先对字符停止固定长度的分组,将一个字段拆分为多个,好比说根据4位英文字符(半角),2个中文字符(全角)为一个检索前提,举个例子:
ningyu1利用4个字符为一组的加密体例,第一组ning ,第二组ingy ,第三组ngyu ,第四组gyu1 … 依次类推。
若是需要检索所有包罗检索前提4个字符的数据好比:ingy ,加密字符后通过 key like “%partial%” 查库。
我们都晓得加密后长度会增长,增长的那部门长度存储就是我们要破费的额外成本,典型的利用成原来换取速度,密文增长的幅度跟着算法差别而差别以DES举例,13800138000加密前占11个字节,加密后的串HE9T75xNx6c5yLmS5l4r6Q==占24个字节,增长是2.18倍,所以一个优良的算法是多么的重要,能为公司节省很多成本,但是话又说回来算法工程师的工资也不低,所以我也不晓得是节省成本仍是增加成本,哈哈哈…你们本身算吧。

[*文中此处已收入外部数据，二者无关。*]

### gp_dla_detection_amd/csrc/sweep_slim_body.hpp

```cpp
template <int LINES>
__global__ __launch_bounds__(512) void GPDLA_SWEEP_SLIM_KERNEL(GPDLA_SWEEP_SLIM_ARGS a) {
  static_assert(LINES == 3 || LINES == 0, "three lines at compile time, or a run-time count");
  extern __shared__ double smem[];
  constexpr int WAVES = kSweepWaves, CH = kSlimCH;
  const int64_t xj = blockIdx.x >> 3;
  const int64_t pos = 8 * (xj / a.blocks_per_quasar) + (blockIdx.x & 7);
  const int bq = (int)(xj % a.blocks_per_quasar);
  if (pos >= a.nq) return;
  const int64_t q = a.order[pos];
  const QuasarMeta m = a.meta[q];
  if (m.status != 0) return;
  const int tid = threadIdx.x, wave = tid >> 6, lane = tid & 63;
  const int s = lane & 15, jj = lane >> 4;

  double *ring = smem;
  double *blocks = ring + kSlimRingD;
  double *land = blocks + 2 * kSlimBlock + wave * kSlimLand;
  const double *exp_pad = ring + 32;

  const int64_t slot0 = (int64_t)bq * (WAVES * kSamplesPerWave) + wave * kSamplesPerWave;
  const int64_t slot = slot0 + s;
  const bool is_sample = slot < a.S;
  const bool is_null = !is_sample;
  const int32_t sample = a.perm[is_sample ? slot : a.S - 1];
  const double z_dla = m.min_z_dla + (m.max_z_dla - m.min_z_dla) * a.offset_samples[sample];
  double nhi = a.nhi_samples[sample];
  if constexpr (std::is_same_v<GPDLA_SWEEP_SLIM_ARGS, BoxedSweepArgs> && LINES >= 0) {
    const double *box = sweep_box(a, q);
    nhi = exp10(box[2] + (box[3] - box[2]) * nhi);
  }
  [[maybe_unused]] double mult_r[3];
  [[maybe_unused]] const double opz = 1 + z_dla, inv_opz = 1.0 / opz;
  [[maybe_unused]] const int L = LINES > 0 ? LINES : a.num_lines;
  if constexpr (LINES == 3) {
#pragma unroll
    for (int j = 0; j < 3; ++j) mult_r[j] = g_lines.c / (g_lines.wavelength_cm[j] * (1 + z_dla)) / 1e8;
  }
  if (tid < kExpTab) ring[tid * kRing2 + 32] = exp2((double)tid * (1.0 / kExpTab));
  double *my_ring = ring + (size_t)(wave * kSamplesPerWave + s) * kRing2 + jj;
  const double *lam = a.lam_pad + m.lam_off;
  const int n_pad = m.n_u + 6;
  const double nscale64 = -nhi * g_lines.inv_sqrt2pi_sigma * kInvSqrtPi * kExpScale;
  const double *rec_base = a.records + m.rec_off * (int64_t)kSlimRec;
  const int nchunks = (m.steps + CH - 1) / CH;

  const int wave_s = __builtin_amdgcn_readfirstlane(wave);
  const uint32_t raw_lds = __builtin_amdgcn_readfirstlane(lds_address(blocks + kSlimTileBuf));
  auto issue_chunk = [&](int c) {
    glds_chunk<CH * kSlimRec / 128, WAVES>(rec_base + (size_t)c * CH * kSlimRec,
                                           raw_lds + (uint32_t)(c & 1) * (uint32_t)(kSlimBlock * 8), wave_s, lane);
  };
  const double *land_src = rec_base + (size_t)wave_s * kSlimRec;
  const int src_rows = 4 * kSlimExtras + 16 * jj + 2 * (s & 7);
  const int src_x = kSlimExtras * (lane >> 1) + 4 + 2 * (lane & 1);
  auto issue_private = [&](int c) {
    const double *rec = land_src + (size_t)c * CH * kSlimRec;
    glds16(rec + src_rows, land);
    if (lane < 8) glds16(rec + src_x, land + 4 * 32);
  };
  const double *row = land + 32 * jj + s;
  const double *bc = land + 4 * 32 + 4 * jj;
  const double *a8 = s < 8 ? row : bc + (slim_pair_i(8, s) - 16);
  const double *b8 = s < 8 ? row + 8 : bc + (slim_pair_j(8, s) - 16);
  struct Operands {
    double mc, o[2], p8;
  };
  auto expand_load = [&](int t0, int t1, Operands &x) {
    x.mc = row[0];
#pragma unroll
    for (int t = t0; t < t1; ++t) {
      if (t == 8) {
        x.o[t - t0] = a8[0];
        x.p8 = b8[0];
      } else {
        x.o[t - t0] = t == 0 ? x.mc : t < 8 ? row[t] : bc[t - 9];
      }
    }
  };
  auto expand_store = [&](double *dst, int t0, int t1, const Operands &x) {
#pragma unroll
    for (int t = t0; t < t1; ++t) dst[t * 64] = (t == 8 ? x.p8 : x.mc) * x.o[t - t0];
  };
  double *const xd0 = blocks + (size_t)wave_s * kSlimStepTiles + lane;
  const double *const tb0 = blocks + lane;
  const double *const mb0 = blocks + kSlimTileBuf + kSlimExtras * jj;
  const double *const ub0 = blocks + kSlimTileBuf + 4 * kSlimExtras + lane;
  auto pinned = [](const double *p) {
    uint32_t v = lds_address(p);
    asm volatile("" : "+v"(v));
    return (double *)(__attribute__((address_space(3))) double *)(uintptr_t)v;
  };

  issue_private(0);
  issue_chunk(0);

  const double c_light = g_lines.c, inv_s = g_lines.inv_sqrt2_sigma;
  [[maybe_unused]] double ms_r[3];
  if constexpr (LINES == 3) {
#pragma unroll
    for (int j = 0; j < 3; ++j) ms_r[j] = mult_r[j] * inv_s;
  }
  const double cs = c_light * inv_s;
  auto optical_sum = [&](double lamP) -> double {
    if constexpr (LINES == 3) {
      bool near;
      double total = wing_sum3(lamP, ms_r[0], ms_r[1], ms_r[2], cs, &near);
      if (__builtin_expect(__any(near), 0)) total = total_near<3>(lamP, mult_r[0], mult_r[1], mult_r[2], nullptr, 3);
      return total;
    } else {
      bool near;
      double total = wing_sum_runtime(lamP * inv_opz, cs, L, &near);
      if (__builtin_expect(__any(near), 0)) total = total_near_at(lamP, opz, L);
      return total;
    }
  };

  __syncthreads();
  for (int c3 = 0; c3 < 3; ++c3) {
    const double lam0 = lam[min(4 * c3 + jj, n_pad - 1)];
    const double tot = optical_sum(lam0);
    const ExpState es0 = exp_ring_begin_scaled(nscale64 * tot, exp_pad);
    const double v = exp_table_end_scaled(es0);
    my_ring[4 * c3] = v;
    my_ring[4 * c3 + 16] = v;
  }

  d4 acc[14];
#pragma unroll
  for (int c = 0; c < 14; ++c) acc[c] = d4{0, 0, 0, 0};
  double quad_sum = 0.0, dprod = 1.0;
  double xw[kXW] = {0.0, 0.0}, xu[kXU] = {0.0, 0.0, 0.0, 0.0};
  int dexp = 0;
  const double tap0 = g_lines.taps[0], tap1 = g_lines.taps[1], tap2 = g_lines.taps[2], tap3 = g_lines.taps[3];

  glds_wait();
  {
    const double mc = row[0];
    for (int t = 0; t < kSlimTilesW; ++t)
      xd0[t * 64] = (t == 8 ? b8[0] : mc) * (t == 8 ? a8[0] : t == 0 ? mc : t < 8 ? row[t] : bc[t - 9]);
  }
  __builtin_amdgcn_s_waitcnt(0xC07F);
  if (nchunks > 1) issue_private(1);
  glds_wait();
  __syncthreads();

  for (int c = 0; c < nchunks; ++c) {
    __builtin_amdgcn_s_waitcnt(0x0070);
    if (c + 1 < nchunks) issue_chunk(c + 1);
    const int par = (c & 1) * kSlimBlock;
    const double *tbuf = pinned(tb0 + par);
    const double *mine0 = pinned(mb0 + par);
    const double *ubuf = pinned(ub0 + par);
    double *xdst = pinned(xd0 + (kSlimBlock - par));
    double lam_next = 0.0;
    double n0 = 0.0, n1 = 0.0, n2 = 0.0, n3 = 0.0, n4 = 0.0, n5 = 0.0, n6 = 0.0;
    double2 n01 = {0.0, 0.0}, n23 = {0.0, 0.0};
#pragma unroll
    for (int tt = 0; tt < CH; ++tt) {
      const int rn = c * CH + tt;
      constexpr int kXS = 7;
      constexpr int kT0[7] = {0, 2, 4, 6, 8, 10, 12}, kT1[7] = {2, 4, 6, 8, 10, 12, 13};
      if (tt == kXS && c + 2 < nchunks) issue_private(c + 2);
      if (rn < m.steps) {
        const double *tl = tbuf + (size_t)tt * kSlimStepTiles;
        const double *mine = mine0 + (size_t)tt * kSlimRec;
        const int slot_p = (4 * tt) & 15;
        const int slot_w = (slot_p + 12) & 15;
        if (tt > 0) __builtin_amdgcn_s_waitcnt(0xC07F);
        const double lamP = tt == 0 ? mine[10] : lam_next;
        double g0 = n0, g1 = n1, g2 = n2, g3 = n3, g4 = n4, g5 = n5, g6 = n6;
        double2 p01 = n01, p23 = n23;
        if (tt == 0) {
          const double *g = my_ring + slot_p;
          g0 = g[0], g1 = g[1], g2 = g[2], g3 = g[3], g4 = g[4], g5 = g[5], g6 = g[6];
          p01 = *reinterpret_cast<const double2 *>(mine);
          p23 = *reinterpret_cast<const double2 *>(mine + 2);
        }
        const double py = p01.x, pmu = p01.y, pom = p23.x, pnu = p23.y;
        __builtin_amdgcn_sched_barrier(0);
        [[maybe_unused]] WingFront wf;
        [[maybe_unused]] bool near = false;
        if constexpr (LINES == 3) {
          if (tt == 0) {
            wf = wing3_front(lamP, ms_r[0], ms_r[1], ms_r[2], cs, &near);
            __builtin_amdgcn_sched_barrier(0);
          }
        }
        double absorb = fma(g6, tap0, g0 * tap0);
        {
          double ab2 = fma(g5, tap1, g1 * tap1);
          absorb = fma(g2, tap2, absorb);
          ab2 = fma(g4, tap2, ab2);
          absorb = fma(g3, tap3, absorb) + ab2;
        }
        if (is_null) absorb = 1.0;
        const double a2 = absorb * absorb;
        const double d = fma(pom, a2, pnu);
        double inv_d;
        double total;
        if constexpr (LINES == 3) {
          if (tt > 0) wf = wing3_front(lamP, ms_r[0], ms_r[1], ms_r[2], cs, &near);
          total = wing3_back_rcp4(wf, d, &inv_d);
#ifndef SLIM_EXP_NONEAR
          if (__builtin_expect(__any(near), 0)) total = total_near<3>(lamP, mult_r[0], mult_r[1], mult_r[2], nullptr, 3);
#endif
        } else {
          total = optical_sum(lamP);
          inv_d = fast_rcp(d);
        }
        const ExpState es = exp_ring_begin_scaled(nscale64 * total, exp_pad);
        __builtin_amdgcn_sched_barrier(0);
        double bop[14];
#pragma unroll
        for (int cc = 0; cc < kSlimTilesW; ++cc) bop[cc] = tl[cc * 64];
        bop[13] = ubuf[(size_t)tt * kSlimRec];
        __builtin_amdgcn_sched_barrier(0);
        const double pser = exp_series_scaled(es);
        const double r = fma(-absorb, pmu, py);
        const double w = a2 * inv_d;
        const double ri = r * inv_d;
        const double u = absorb * ri;
        quad_sum = fma(r, ri, quad_sum);
        dprod *= d;
        if (tt & 1) {
          dexp += __builtin_amdgcn_frexp_exp(dprod);
          dprod = __builtin_amdgcn_frexp_mant(dprod);
        }
        __builtin_amdgcn_sched_barrier(0);
        const double raw = exp_finish_scaled(es, pser);
        my_ring[slot_w] = raw;
        my_ring[slot_w + 16] = raw;
        Operands x;
        if (tt < kXS) expand_load(kT0[tt < kXS ? tt : 0], kT1[tt < kXS ? tt : 0], x);
        if (tt + 1 < CH) lam_next = mine[kSlimRec + 10];
        __builtin_amdgcn_sched_barrier(0);
        constexpr int kSplit = 11;
        const double2 xp = *reinterpret_cast<const double2 *>(mine + 8);
        const double2 u01 = *reinterpret_cast<const double2 *>(mine + 4);
        const double2 u23 = *reinterpret_cast<const double2 *>(mine + 6);
#pragma unroll
        for (int cc = 0; cc < kSplit; ++cc)
          acc[cc] = __builtin_amdgcn_mfma_f64_16x16x4f64(cc < kSlimTilesW ? w : u, bop[cc], acc[cc], 0, 0, 0);
        if (tt < kXS) expand_store(xdst, kT0[tt < kXS ? tt : 0], kT1[tt < kXS ? tt : 0], x);
        if (tt + 1 < CH) {
          __builtin_amdgcn_sched_barrier(0);
          const double *g = my_ring + ((4 * (tt + 1)) & 15);
          n0 = g[0], n1 = g[1], n2 = g[2], n3 = g[3], n4 = g[4], n5 = g[5], n6 = g[6];
          n01 = *reinterpret_cast<const double2 *>(mine + kSlimRec);
          n23 = *reinterpret_cast<const double2 *>(mine + kSlimRec + 2);
          __builtin_amdgcn_sched_barrier(0);
        }
#pragma unroll
        for (int cc = kSplit; cc < 14; ++cc)
          acc[cc] = __builtin_amdgcn_mfma_f64_16x16x4f64(cc < kSlimTilesW ? w : u, bop[cc], acc[cc], 0, 0, 0);
        xw[0] = fma(w, xp.x, xw[0]);
        xw[1] = fma(w, xp.y, xw[1]);
        xu[0] = fma(u, u01.x, xu[0]);
        xu[1] = fma(u, u01.y, xu[1]);
        xu[2] = fma(u, u23.x, xu[2]);
        xu[3] = fma(u, u23.y, xu[3]);
      }
    }
    glds_wait();
    __syncthreads();
  }

  double logd_sum = log(dprod) + (double)dexp * 0.6931471805599453;
  quad_sum += __shfl_xor(quad_sum, 16);
  quad_sum += __shfl_xor(quad_sum, 32);
  logd_sum += __shfl_xor(logd_sum, 16);
  logd_sum += __shfl_xor(logd_sum, 32);
#pragma unroll
  for (int x = 0; x < kXW; ++x) {
    xw[x] += __shfl_xor(xw[x], 16);
    xw[x] += __shfl_xor(xw[x], 32);
  }
#pragma unroll
  for (int x = 0; x < kXU; ++x) {
    xu[x] += __shfl_xor(xu[x], 16);
    xu[x] += __shfl_xor(xu[x], 32);
  }

  using ES = EpilogueShape<13, 1>;
  double *Eg = smem + (size_t)wave * ES::SPP * ES::stride(16);
#pragma unroll
  for (int p = 0; p < ES::PASSES; ++p) {
    int sigma;
    bool writer;
    const double ll = slim_factor_pass(acc, xw, xu, p, Eg, lane, a.k, quad_sum, logd_sum, m.n_kept, &sigma, &writer);
    const int64_t slot_s = slot0 + sigma;
    const int32_t sample_s = __shfl(sample, sigma + 16 * jj);
    if (writer) {
      if (slot_s < a.S) a.sample_ll[(int64_t)q * a.S + sample_s] = ll + m.ll_bias;
      else if (slot_s == a.S) a.ll_no_dla[q] = ll + m.ll_bias;
    }
  }
}
```

### gp_dla_detection_amd/csrc/sweep_slim_kernel.hpp

```cpp
#pragma once
#include <type_traits>

#include "sweep_kernels.hpp"

namespace gpdla {

constexpr int kSlimExtras = 12;
constexpr int kSlimRec = 4 * kSlimExtras + 64;
constexpr int kSlimCH = 8;
constexpr int kSlimTilesW = 13;
constexpr int kSlimStepTiles = kSlimTilesW * 64;
constexpr int kSlimRingD = kSweepWaves * kSamplesPerWave * kRing2;
constexpr int kSlimTileBuf = kSlimCH * kSlimStepTiles;
constexpr int kSlimRawBuf = kSlimCH * kSlimRec;
constexpr int kSlimLand = 4 * 32 + 4 * 4;
constexpr int kSlimBlock = kSlimTileBuf + kSlimRawBuf;
constexpr int kSlimLdsDoubles = kSlimRingD + 2 * kSlimBlock + kSweepWaves * kSlimLand;
static_assert((kSlimBlock * 8) % 512 == 0, "both parities reachable with ds_read2st64 offsets");
static_assert(kSlimLdsDoubles * 8 == 160 * 1024, "the slim sweep uses the whole LDS of a CU");
static_assert((kSlimCH * kSlimRec) % 128 == 0, "a raw chunk is a whole number of KiB");

__host__ __device__ constexpr int slim_pair_i(int tile, int col) {
  if (tile < 8) {
    const int b = (col + tile) & 15;
    return col > b ? col : b;
  }
  if (tile == 8) {
    if (col < 8) return col + 8;
    const int l = col - 8;
    return l < 1 ? 16 : l < 3 ? 17 : l < 6 ? 18 : 19;
  }
  return 16 + (tile - 9);
}
__host__ __device__ constexpr int slim_pair_j(int tile, int col) {
  if (tile < 8) {
    const int b = (col + tile) & 15;
    return col > b ? b : col;
  }
  if (tile == 8) {
    if (col < 8) return col;
    const int l = col - 8;
    return 16 + (l < 1 ? 0 : l < 3 ? l - 1 : l < 6 ? l - 3 : l - 6);
  }
  return col;
}
__host__ __device__ constexpr int slim_pos(int tile, int col) {
  return slim_pair_i(tile, col) * (slim_pair_i(tile, col) + 1) / 2 + slim_pair_j(tile, col);
}

__global__ __launch_bounds__(256) void k_build_slim_records(BuildRecordsArgs a) {
  const int q = a.order[blockIdx.x / a.blocks_per_quasar];
  const int bq = blockIdx.x % a.blocks_per_quasar;
  const QuasarMeta m = a.meta[q];
  const int k = a.k;
  const int n_pad = m.n_u + 6;
  double *out = a.records + m.rec_off * (int64_t)kSlimRec;
  const int64_t total = (int64_t)(m.steps + 1) * kSlimRec;
  for (int64_t e = (int64_t)bq * 256 + threadIdx.x; e < total; e += (int64_t)a.blocks_per_quasar * 256) {
    const int step = (int)(e / kSlimRec), r = (int)(e - (int64_t)step * kSlimRec);
    double v = 0.0;
    if (r < 4 * kSlimExtras) {
      const int jj = r / kSlimExtras, f = r - jj * kSlimExtras;
      const int64_t row = m.pix_off + 4 * (int64_t)step + jj;
      if (f < 4) {
        const PixelRow px = a.pix[row];
        v = f == 0 ? px.y : f == 1 ? px.mu : f == 2 ? px.omega2 : px.nu;
      } else if (f < 8) {
        if (kXUColumn + (f - 4) < k) v = a.Mi[row * k + kXUColumn + (f - 4)];
      } else if (f < 10) {
        if (k == 20) v = a.Mi[row * k + 19] * a.Mi[row * k + 18 + (f - 8)];
      } else if (f == 10) {
        int P = 4 * (step + 3) + jj;
        if (P > n_pad - 1) P = n_pad - 1;
// ... 106 lines not shown
```

### include/gpdla.h

```cpp
#ifndef GPDLA_H
#define GPDLA_H

#include <stdint.h>

#ifdef __cplusplus
extern "C" {
#endif

typedef enum {
  GPDLA_OK = 0,
  GPDLA_ERR_INVALID_ARGUMENT = -1,
  GPDLA_ERR_NO_DEVICE = -2,
  GPDLA_ERR_HIP = -3,
  GPDLA_ERR_NOT_POSITIVE_DEFINITE = -4,
  GPDLA_ERR_UNSUPPORTED = -5,
  GPDLA_ERR_HOST = -6
} gpdla_status;

#define GPDLA_MAX_K 40
#define GPDLA_ABI_VERSION 6

int gpdla_abi_version(void);
const char *gpdla_last_error(void);

// ... 149 lines not shown
                              const gpdla_spectra *spectra, const uint32_t *base_sample_inds,
                              const gpdla_config *config, gpdla_results_multi *results,
                              int device_id);

int gpdla_process_cells_multi(const gpdla_model *model, const gpdla_samples *samples,
                              const gpdla_spectra_cells *spectra, const uint32_t *base_sample_inds,
                              const gpdla_config *config, gpdla_results_multi *results,
                              int device_id);

int gpdla_batch_process_multi(gpdla_context *ctx, gpdla_batch *batch,
                              const uint32_t *base_sample_inds);
int gpdla_batch_download_multi(gpdla_context *ctx, gpdla_batch *batch, gpdla_results_multi *results);

#define GPDLA_SUMMARY_COLS_MULTI(md) (14 + 4 * (md) + 3 * (md) * (md))
int gpdla_batch_summary_multi_device_ptr(gpdla_batch *batch, double **table, int64_t *num_quasars,
                                         int32_t *num_cols);
int gpdla_batch_samples_multi_device_ptr(gpdla_batch *batch, double **sample_ll_dla,
                                         double **sample_ll_lls, uint32_t **base_sample_inds);
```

回到主题,那个办法固然能够实现加密数据的模糊查询,但是对模糊查询的字符长度是有要求的,以我上面举的例子模糊查询字符原文长度必需大于等于4个英文/数字,或者2个汉字,再短的长度不料见撑持,因为分词组合会增加从而招致存储的成本增加,反而平安性降低。
各人能否都对接过 淘宝、拼多多、JD他们的api,他们对平台订单数据中的用户敏感数据就是加密的同时撑持模糊查询,利用就是那个办法,下面我整理了几家电商平台的密文字段检索计划的阐明,感兴趣的能够查看下面链接。
淘宝密文字段检索计划阿里巴巴文字段检索计划拼多多密文字段检索计划京东密文字段检索计划
ps. 根本上都是一样的,公然都是互相剽窃,连加密后的数据格局都一致。
那个办法长处就是实现起来不算复杂,利用起来也较为简单,算是一个折中的做法,因为会有扩展字段存储成本会有升高,但是可操纵数据库索引优化查询速度,保举利用那个办法。
超神做法
我们接下来看看优良的做法,此类做法难度较高,都是从算法层面来考虑,有些以至会设想一个新算法,固然已有一些现成的算法参考,但是大多都是半废品无法拿来间接利用,所以仍是要有人去深切研究和整合到本身的应用中去。
从算法层面思虑,以至会设想一个新算法来撑持模糊查找
那个层面大多是专业算法工程师的研究范畴,想要设想一个有序的、非不成逆的、密文长度不克不及增长过快的算法不是一件简单的工作,大致的构想是如许的,利用译码的体例停止加解密,保留密文和原文一样的挨次,从而撑持密文模糊婚配,说的比力笼统因为我也不是那方面的专家没有更深一步的研究过,所以我从网上找了一些材料能够参考一下。
数据库中字符数据的模糊婚配加密办法
那里提到的Hill密码处置和模糊婚配加密办法FMES能够重点看看.
一种基于BloomFilter的改良型加密文本模糊搜刮机造研究
撑持快速查询的数据库若何加密
基于Lucene的云端搜刮与密文根底上的模糊查询
基于Lucene的构想就跟我们上面介绍的常规做法二类似,对字符停止等长度分词,将分词后的成果集加密后存储,只不外存储的db纷歧样,一个是关系型数据库,一个是es搜刮引擎。
云存储中一种撑持可验证的模糊查询加密计划
总结
我们到那里对加密数据的检索计划全数介绍完了,我们起首提到的是网上搜刮到处可见的沙雕做法,在那里也讲了不保举利用那些沙雕做法,尽量利用常规做法,若是公司有专业算法标的目的人才的话无妨能够考虑基于算法层面的超神做法。
总的来说从投入、产出比、及实现、利用成原来算的话常规做法二长短常保举的。